まずはじめに断わっておくが、新型M3はそのふくらんだボンネットの下にV8エンジンを搭載していない。なぜなら、M3の開発は34カ月前に始まっているが、栄光の直6エンジンは1991年に3.0リットル仕様が登場以来、ドライバーの血中アドレナリン濃度を高めるのに不可欠な存在になっているからだ。
BMWがM3のために、レース・シーンから血筋を受け継いだエンジンをあきらめたということではない。「もちろん『M5』と同じV8も検討した。プロトタイプも作っている」とBMW Mのヘッド、アドルフ・プロメスバーガーは証言する。
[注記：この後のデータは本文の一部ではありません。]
__global__ __launch_bounds__(256, 2) void gemm_split_bf16_kernel(const SplitArgs a) {
  __shared__ __attribute__((aligned(16))) unsigned char lds[6 * PLANE_BYTES];
  const int tid = threadIdx.x, lane = tid & 63, wave = tid >> 6;
  const int xcd = blockIdx.x & 7, seq = blockIdx.x >> 3;
  const int tm = (seq / a.tiles_n) * 8 + xcd, tn = seq % a.tiles_n;
  if (tm >= a.tiles_m) return;
  const int z = blockIdx.z;
  const long row0 = (long)tm * SBM;
  const int n0 = tn * SBN;
  const float *in = a.in + z * a.z_in_coff + a.in_coff;
  const __bf16 *wpl = a.wpl + z * a.z_wgt;

  const int srow0 = tid >> 2, srow1 = srow0 + 64, sslot = tid & 3;
  const int soff0 = piece(srow0, sslot), soff1 = piece(srow1, sslot);
  long r0 = row0 + srow0, r1 = row0 + srow1;
  r0 = r0 < a.M ? r0 : a.M - 1;
  r1 = r1 < a.M ? r1 : a.M - 1;
  const float *ag0 = in + r0 * a.in_ld + sslot * 8, *ag1 = in + r1 * a.in_ld + sslot * 8;
  const __bf16 *bg0 = wpl + (long)(n0 + srow0) * a.K + sslot * 8, *bg1 = wpl + (long)(n0 + srow1) * a.K + sslot * 8;
  float4 xa00, xa01, xa10, xa11, ya00, ya01, ya10, ya11;
  uint4 rb00, rb01, rb02, rb10, rb11, rb12;
#define SPLIT_FETCH_A(S, k0)                                                     \
  do {                                                                           \
    S##a00 = *reinterpret_cast<const float4 *>(ag0 + (k0));                      \
    S##a01 = *reinterpret_cast<const float4 *>(ag0 + (k0) + 4);                  \
    S##a10 = *reinterpret_cast<const float4 *>(ag1 + (k0));                      \
    S##a11 = *reinterpret_cast<const float4 *>(ag1 + (k0) + 4);                  \
  } while (0)
#define SPLIT_FETCH_B(k0)                                                        \
  do {                                                                           \
    rb00 = *reinterpret_cast<const uint4 *>(bg0 + (k0));                         \
    rb01 = *reinterpret_cast<const uint4 *>(bg0 + a.wplane + (k0));              \
    rb02 = *reinterpret_cast<const uint4 *>(bg0 + 2 * a.wplane + (k0));          \
    rb10 = *reinterpret_cast<const uint4 *>(bg1 + (k0));                         \
    rb11 = *reinterpret_cast<const uint4 *>(bg1 + a.wplane + (k0));              \
    rb12 = *reinterpret_cast<const uint4 *>(bg1 + 2 * a.wplane + (k0));          \
  } while (0)
#define SPLIT_STAGE1(x0, x1, off, b0, b1, b2)                                    \
  do {                                                                           \
    uint4 h, m, l;                                                               \
    cut3(x0.x, x0.y, h.x, m.x, l.x);                                             \
    cut3(x0.z, x0.w, h.y, m.y, l.y);                                             \
    cut3(x1.x, x1.y, h.z, m.z, l.z);                                             \
    cut3(x1.z, x1.w, h.w, m.w, l.w);                                             \
    *reinterpret_cast<uint4 *>(lds + (off)) = h;                                 \
    *reinterpret_cast<uint4 *>(lds + PLANE_BYTES + (off)) = m;                   \
    *reinterpret_cast<uint4 *>(lds + 2 * PLANE_BYTES + (off)) = l;               \
    *reinterpret_cast<uint4 *>(lds + 3 * PLANE_BYTES + (off)) = b0;              \
    *reinterpret_cast<uint4 *>(lds + 4 * PLANE_BYTES + (off)) = b1;              \
    *reinterpret_cast<uint4 *>(lds + 5 * PLANE_BYTES + (off)) = b2;              \
  } while (0)
#define SPLIT_STAGE(S)                                                           \
  do {                                                                           \
    SPLIT_STAGE1(S##a00, S##a01, soff0, rb00, rb01, rb02);                       \
    SPLIT_STAGE1(S##a10, S##a11, soff1, rb10, rb11, rb12);                       \
  } while (0)

  const int wr = wave >> 1, wc = wave & 1, fr = lane & 31, fh = lane >> 5;
  f32x16 acc[2][2];
#pragma unroll
  for (int i = 0; i < 2; ++i)
#pragma unroll
    for (int j = 0; j < 2; ++j)
#pragma unroll
      for (int e = 0; e < 16; ++e) acc[i][j][e] = 0.f;
  int offa[2][2], offb[2][2];
#pragma unroll
  for (int ks = 0; ks < 2; ++ks)
#pragma unroll
    for (int t = 0; t < 2; ++t) {
      offa[ks][t] = piece(wr * 64 + t * 32 + fr, ks * 2 + fh);
      offb[ks][t] = 3 * PLANE_BYTES + piece(wc * 64 + t * 32 + fr, ks * 2 + fh);
    }

#define SPLIT_COMPUTE()                                                                                   \
  _Pragma("unroll") for (int ks = 0; ks < 2; ++ks) {                                                      \
    bf16x8 fa[2][3], fb[2][3];                                                                            \
    _Pragma("unroll") for (int t = 0; t < 2; ++t)                                                         \
    _Pragma("unroll") for (int p = 0; p < 3; ++p) {                                                       \
      fa[t][p] = *reinterpret_cast<const bf16x8 *>(lds + p * PLANE_BYTES + offa[ks][t]);                  \
      fb[t][p] = *reinterpret_cast<const bf16x8 *>(lds + p * PLANE_BYTES + offb[ks][t]);                  \
    }                                                                                                     \
    _Pragma("unroll") for (int i = 0; i < 2; ++i)                                                         \
    _Pragma("unroll") for (int j = 0; j < 2; ++j) {                                                       \
      f32x16 c = acc[i][j];                                                        \
      c = __builtin_amdgcn_mfma_f32_32x32x16_bf16(fa[i][2], fb[j][0], c, 0, 0, 0);                        \
      c = __builtin_amdgcn_mfma_f32_32x32x16_bf16(fa[i][0], fb[j][2], c, 0, 0, 0);                        \
      c = __builtin_amdgcn_mfma_f32_32x32x16_bf16(fa[i][1], fb[j][1], c, 0, 0, 0);                        \
      c = __builtin_amdgcn_mfma_f32_32x32x16_bf16(fa[i][1], fb[j][0], c, 0, 0, 0);                        \
      c = __builtin_amdgcn_mfma_f32_32x32x16_bf16(fa[i][0], fb[j][1], c, 0, 0, 0);                        \
      c = __builtin_amdgcn_mfma_f32_32x32x16_bf16(fa[i][0], fb[j][0], c, 0, 0, 0);                        \
      acc[i][j] = c;                                                                                      \
    }                                                                                                     \
  }

  const int nk = a.K / SBK;
  SPLIT_FETCH_A(x, 0);
  SPLIT_FETCH_B(0);
  if (nk > 1) SPLIT_FETCH_A(y, SBK);
  SPLIT_STAGE(x);
  __syncthreads();
  for (int kt = 0; kt < nk; kt += 2) {
    if (kt + 1 < nk) SPLIT_FETCH_B((kt + 1) * SBK);
    if (kt + 2 < nk) SPLIT_FETCH_A(x, (kt + 2) * SBK);
    SPLIT_COMPUTE();
    if (kt + 1 >= nk) break;
    __syncthreads();
    SPLIT_STAGE(y);
    __syncthreads();
    if (kt + 2 < nk) SPLIT_FETCH_B((kt + 2) * SBK);
    if (kt + 3 < nk) SPLIT_FETCH_A(y, (kt + 3) * SBK);
    SPLIT_COMPUTE();
    if (kt + 2 >= nk) break;
    __syncthreads();
    SPLIT_STAGE(x);
    __syncthreads();
  }

  split_epilogue(a, acc, z, row0, wr * 64, n0 + wc * 64, fr, fh, (long)tm * 2 + wr);
}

「しかし結局のところ我々は直6にこだわった。最も安価な選択というのではないが最も妥当な選択だ」 その通り、正しい決断だ。95年前後には高回転6気筒エンジンは熟成のピークに到達したと評価されるが、BMWはさらにパフォーマンスの強化に努めた。
新型M3の出力増強はわずかだ。加速もまたしかり。公式発表では、0-60マイル/h(96km/h)加速において新型M3はM5よりも速い。0.1秒だけ。しかしこの意味は大きい。この結果、新型M3は史上最速のMカーとなったのだ。
1986年デビューの195PS M3以来、このシリーズの4代目となる新型は現行3シリーズをベースにする。スピード、敏捷性、レスポンスを得るため、すべての部品がレーシングカーのようにチューンされている。スペックを見る限りは、もうすでにレーシングカーだ……。